[Stored data]
------------
@@ -203,6 +205,27 @@
 #pragma unroll
     for (int q = 0; q < 6; ++q) R.ei[q] = op.e[6 * (int64_t)i + q];
 }
+__device__ __forceinline__ void rcn_tri_term(int c, const double (&g)[9], const double (&ei)[6],
+                                             const double (&ej)[6], const double (&ek)[6], double wt, double Ii,
+                                             double Ij, double Ik, double2 xi, double2 xj, double2 xk,
+                                             double (&val)[2]) {
+#pragma clang fp contract(off)
+    const double c0 = c == 0 ? Ii : (c == 1 ? Ik : Ij);
+    const double c1 = c == 0 ? Ij : (c == 1 ? Ii : Ik);
+    const double c2 = c == 0 ? Ik : (c == 1 ? Ij : Ii);
+    double gI[3];
+#pragma unroll
+    for (int d = 0; d < 3; ++d) gI[d] = (c0 * g[d] + c1 * g[3 + d]) + c2 * g[6 + d];
+    const double2 ui = make_double2(dot3_np(gI, ei), dot3_np(gI, ei + 3));
+    const double2 uj = make_double2(dot3_np(gI, ej), dot3_np(gI, ej + 3));
+    const double2 uk = make_double2(dot3_np(gI, ek), dot3_np(gI, ek + 3));
+    const double si = ui.x * xi.x + ui.y * xi.y;
+    const double sj = uj.x * xj.x + uj.y * xj.y;
+    const double sk = uk.x * xk.x + uk.y * xk.y;
+    const double cc = wt * ((si + si) + sj + sk);
+    val[0] = ui.x * cc;
+    val[1] = ui.y * cc;
+}
 template <int NS>
 __device__ __forceinline__ void rcn_tri(const OpArgs<double> &op, const int32_t (&bs)[NS], int4 q,
                                         const double *__restrict__ x64, const RcnRow<NS> &R,
@@ -228,25 +251,8 @@
         xk[t] = ld2(x64 + 2 * (vb + q.w));
     }
     wt = op.w12[q.x];
-    const int c = q.y;
-#pragma unroll
-    for (int t = 0; t < NS; ++t) {
-        const double c0 = c == 0 ? R.Ii[t] : (c == 1 ? Ik[t] : Ij[t]);
-        const double c1 = c == 0 ? Ij[t] : (c == 1 ? R.Ii[t] : Ik[t]);
-        const double c2 = c == 0 ? Ik[t] : (c == 1 ? Ij[t] : R.Ii[t]);
-        double gI[3];
-#pragma unroll
-        for (int d = 0; d < 3; ++d) gI[d] = (c0 * g[d] + c1 * g[3 + d]) + c2 * g[6 + d];
-        const double2 ui = make_double2(dot3_np(gI, R.ei), dot3_np(gI, R.ei + 3));
-        const double2 uj = make_double2(dot3_np(gI, ej), dot3_np(gI, ej + 3));
-        const double2 uk = make_double2(dot3_np(gI, ek), dot3_np(gI, ek + 3));
-        const double si = ui.x * R.xi[t].x + ui.y * R.xi[t].y;
-        const double sj = uj.x * xj[t].x + uj.y * xj[t].y;
-        const double sk = uk.x * xk[t].x + uk.y * xk[t].y;
-        const double cc = wt * ((si + si) + sj + sk);
-        val[t][0] = ui.x * cc;
-        val[t][1] = ui.y * cc;
-    }
+#pragma unroll
+    for (int t = 0; t < NS; ++t) rcn_tri_term(q.y, g, R.ei, ej, ek, wt, R.Ii[t], Ij[t], Ik[t], R.xi[t], xj[t], xk[t], val[t]);
 }
 
 template <int NS>
@@ -773,6 +779,17 @@
 }
 
 constexpr int kResNS = 2;
+__device__ __forceinline__ void rcn_out(int64_t vi, bool own, bool act, const double (&y)[2],
+                                        const double *__restrict__ rhs, double *__restrict__ r64, double &rr,
+                                        double &ff) {
+    const double2 f = *reinterpret_cast<const double2 *>(rhs + 2 * vi);
+    const double r0 = f.x - y[0], r1 = f.y - y[1];
+    if (act) *reinterpret_cast<double2 *>(r64 + 2 * vi) = make_double2(r0, r1);
+    if (own) {
+        rr += r0 * r0 + r1 * r1;
+        ff += f.x * f.x + f.y * f.y;
+    }
+}
 template <int NS>
 __global__ __launch_bounds__(kWG) void k_residual_rcn(OpArgs<double> op, int32_t nblk, int32_t B, RedArgs rd,
                                                       const double *__restrict__ rhs,
@@ -804,14 +821,7 @@
         apply_row_rcn<NS>(op, bs, i, x64, y);
 #pragma unroll
         for (int t = 0; t < NS; ++t) {
-            const int64_t vi = (int64_t)bs[t] * N + i;
-            const double2 f = *reinterpret_cast<const double2 *>(rhs + 2 * vi);
-            const double r0 = f.x - y[t][0], r1 = f.y - y[t][1];
-            if (act[t]) *reinterpret_cast<double2 *>(r64 + 2 * vi) = make_double2(r0, r1);
-            if (i < rd.nown) {
-                v[2 * t] += r0 * r0 + r1 * r1;
-                v[2 * t + 1] += f.x * f.x + f.y * f.y;
-            }
+            rcn_out((int64_t)bs[t] * N + i, i < rd.nown, act[t], y[t], rhs, r64, v[2 * t], v[2 * t + 1]);
         }
     }
     block_sum<2 * NS>(v, lds);
@@ -824,6 +834,183 @@
             o[1] = v[2 * t + 1];
         }
     }
+}
+
+constexpr int kLdsW = 16, kLdsTrips = 4;
+constexpr int kLdsUA = 4;
+constexpr int32_t kGrpResLds = 1;
+constexpr int64_t kLdsFill = 1024;
+template <int NS, int W, int TRIPS>
+__global__ __launch_bounds__(64 * W) void k_residual_lds(OpArgs<double> op, int32_t nsl, int32_t B, RedArgs rd,
+                                                         const double *__restrict__ rhs,
+                                                         const double *__restrict__ x64,
+                                                         const int32_t *__restrict__ sysi,
+                                                         double *__restrict__ r64,
+                                                         double *__restrict__ spart) {
+    extern __shared__ double2 sm[];
+    constexpr int NT = 64 * W, PW = W * TRIPS;
+    const int32_t npair = (B + NS - 1) / NS;
+    int32_t s, chunk;
+    if (!xcd_map(nsl, (npair + PW - 1) / PW, s, chunk, kGrpResLds)) return;
+    const int32_t wv = threadIdx.x >> 6, l = threadIdx.x & 63;
+    {
+        bool any = false;
+        for (int32_t q = l; q < PW * NS; q += 64) {
+            const int32_t b = chunk * PW * NS + q;
+            any |= b < B && sysi[min(b, B - 1) * kSysStride + SI_ACTIVE] != 0;
+        }
+        if (__ballot(any) == 0) return;
+    }
+    const int32_t N = op.N;
+    const int32_t o = op.sell_off[s], wa = (op.sell_off[s + 1] - o) >> 6;
+    const int32_t to = op.tsell_off[s], wt = (op.tsell_off[s + 1] - to) >> 6;
+    double2 *const E = sm, *const BLK = sm + 3 * 64, *const INC = BLK + 2 * 64 * wa;
+    int32_t *const COL = reinterpret_cast<int32_t *>(INC + 12 * 64 * wt);
+    for (int32_t q = threadIdx.x; q < wa * 64; q += NT) {
+        const int32_t t = q >> 6, ll = q & 63;
+        COL[q] = op.sell_col[(int64_t)o + q];
+        const double2 *bp = reinterpret_cast<const double2 *>(op.a2s) + 2 * ((int64_t)o + q);
+        BLK[(2 * t) * 64 + ll] = bp[0];
+        BLK[(2 * t + 1) * 64 + ll] = bp[1];
+    }
+    for (int32_t q = threadIdx.x; q < 3 * 64; q += NT) {
+        const int32_t k = q >> 6, ll = q & 63;
+        E[q] = ld2(op.e + 6 * (int64_t)min(64 * s + ll, N - 1) + 2 * k);
+    }
+    for (int32_t q = threadIdx.x; q < wt * 4 * 64; q += NT) {
+        const int32_t ll = q & 63, part = (q >> 6) & 3, t = q >> 8;
+        const int4 e = op.tinc[(int64_t)to + t * 64 + ll];
+        double2 *P = INC + (12 * t) * 64 + ll;
+        if (part == 0) {
+            const double *g = op.gw + 9 * (int64_t)min(e.x, op.M - 1);
+            *reinterpret_cast<int4 *>(P) = e;
+            P[1 * 64] = make_double2(g[0], g[1]);
+            P[2 * 64] = make_double2(g[2], g[3]);
+            P[3 * 64] = make_double2(g[4], g[5]);
+        } else if (part == 1) {
+            const double *g = op.gw + 9 * (int64_t)min(e.x, op.M - 1);
+            P[4 * 64] = make_double2(g[6], g[7]);
+            P[5 * 64] = make_double2(g[8], op.w12[e.x]);
+        } else {
+            const double *ev = op.e + 6 * (int64_t)(part == 2 ? e.z : e.w);
+            double2 *Q = P + (part == 2 ? 6 : 9) * 64;
+            Q[0] = ld2(ev);
+            Q[64] = ld2(ev + 2);
+            Q[128] = ld2(ev + 4);
+        }
+    }
+    __syncthreads();
+    const int32_t i = 64 * s + l;
+#pragma unroll 1
+    for (int trip = 0; trip < TRIPS; ++trip) {
+        const int32_t bp = chunk * PW + trip * W + wv;
+        if (bp >= npair) break;
+        int32_t bs[NS];
+        bool act[NS], any = false;
+#pragma unroll
+        for (int t = 0; t < NS; ++t) {
+            bs[t] = min(NS * bp + t, B - 1);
------------
Copy every line from the records above that contains the word "OpArgs".

 __device__ __forceinline__ void rcn_tri(const OpArgs<double> &op, const int32_t (&bs)[NS], int4 q,
 __global__ __launch_bounds__(kWG) void k_residual_rcn(OpArgs<double> op, int32_t nblk, int32_t B, RedArgs rd,
+__global__ __launch_bounds__(64 * W) void k_residual_lds(OpArgs<double> op, int32_t nsl, int32_t B, RedArgs rd,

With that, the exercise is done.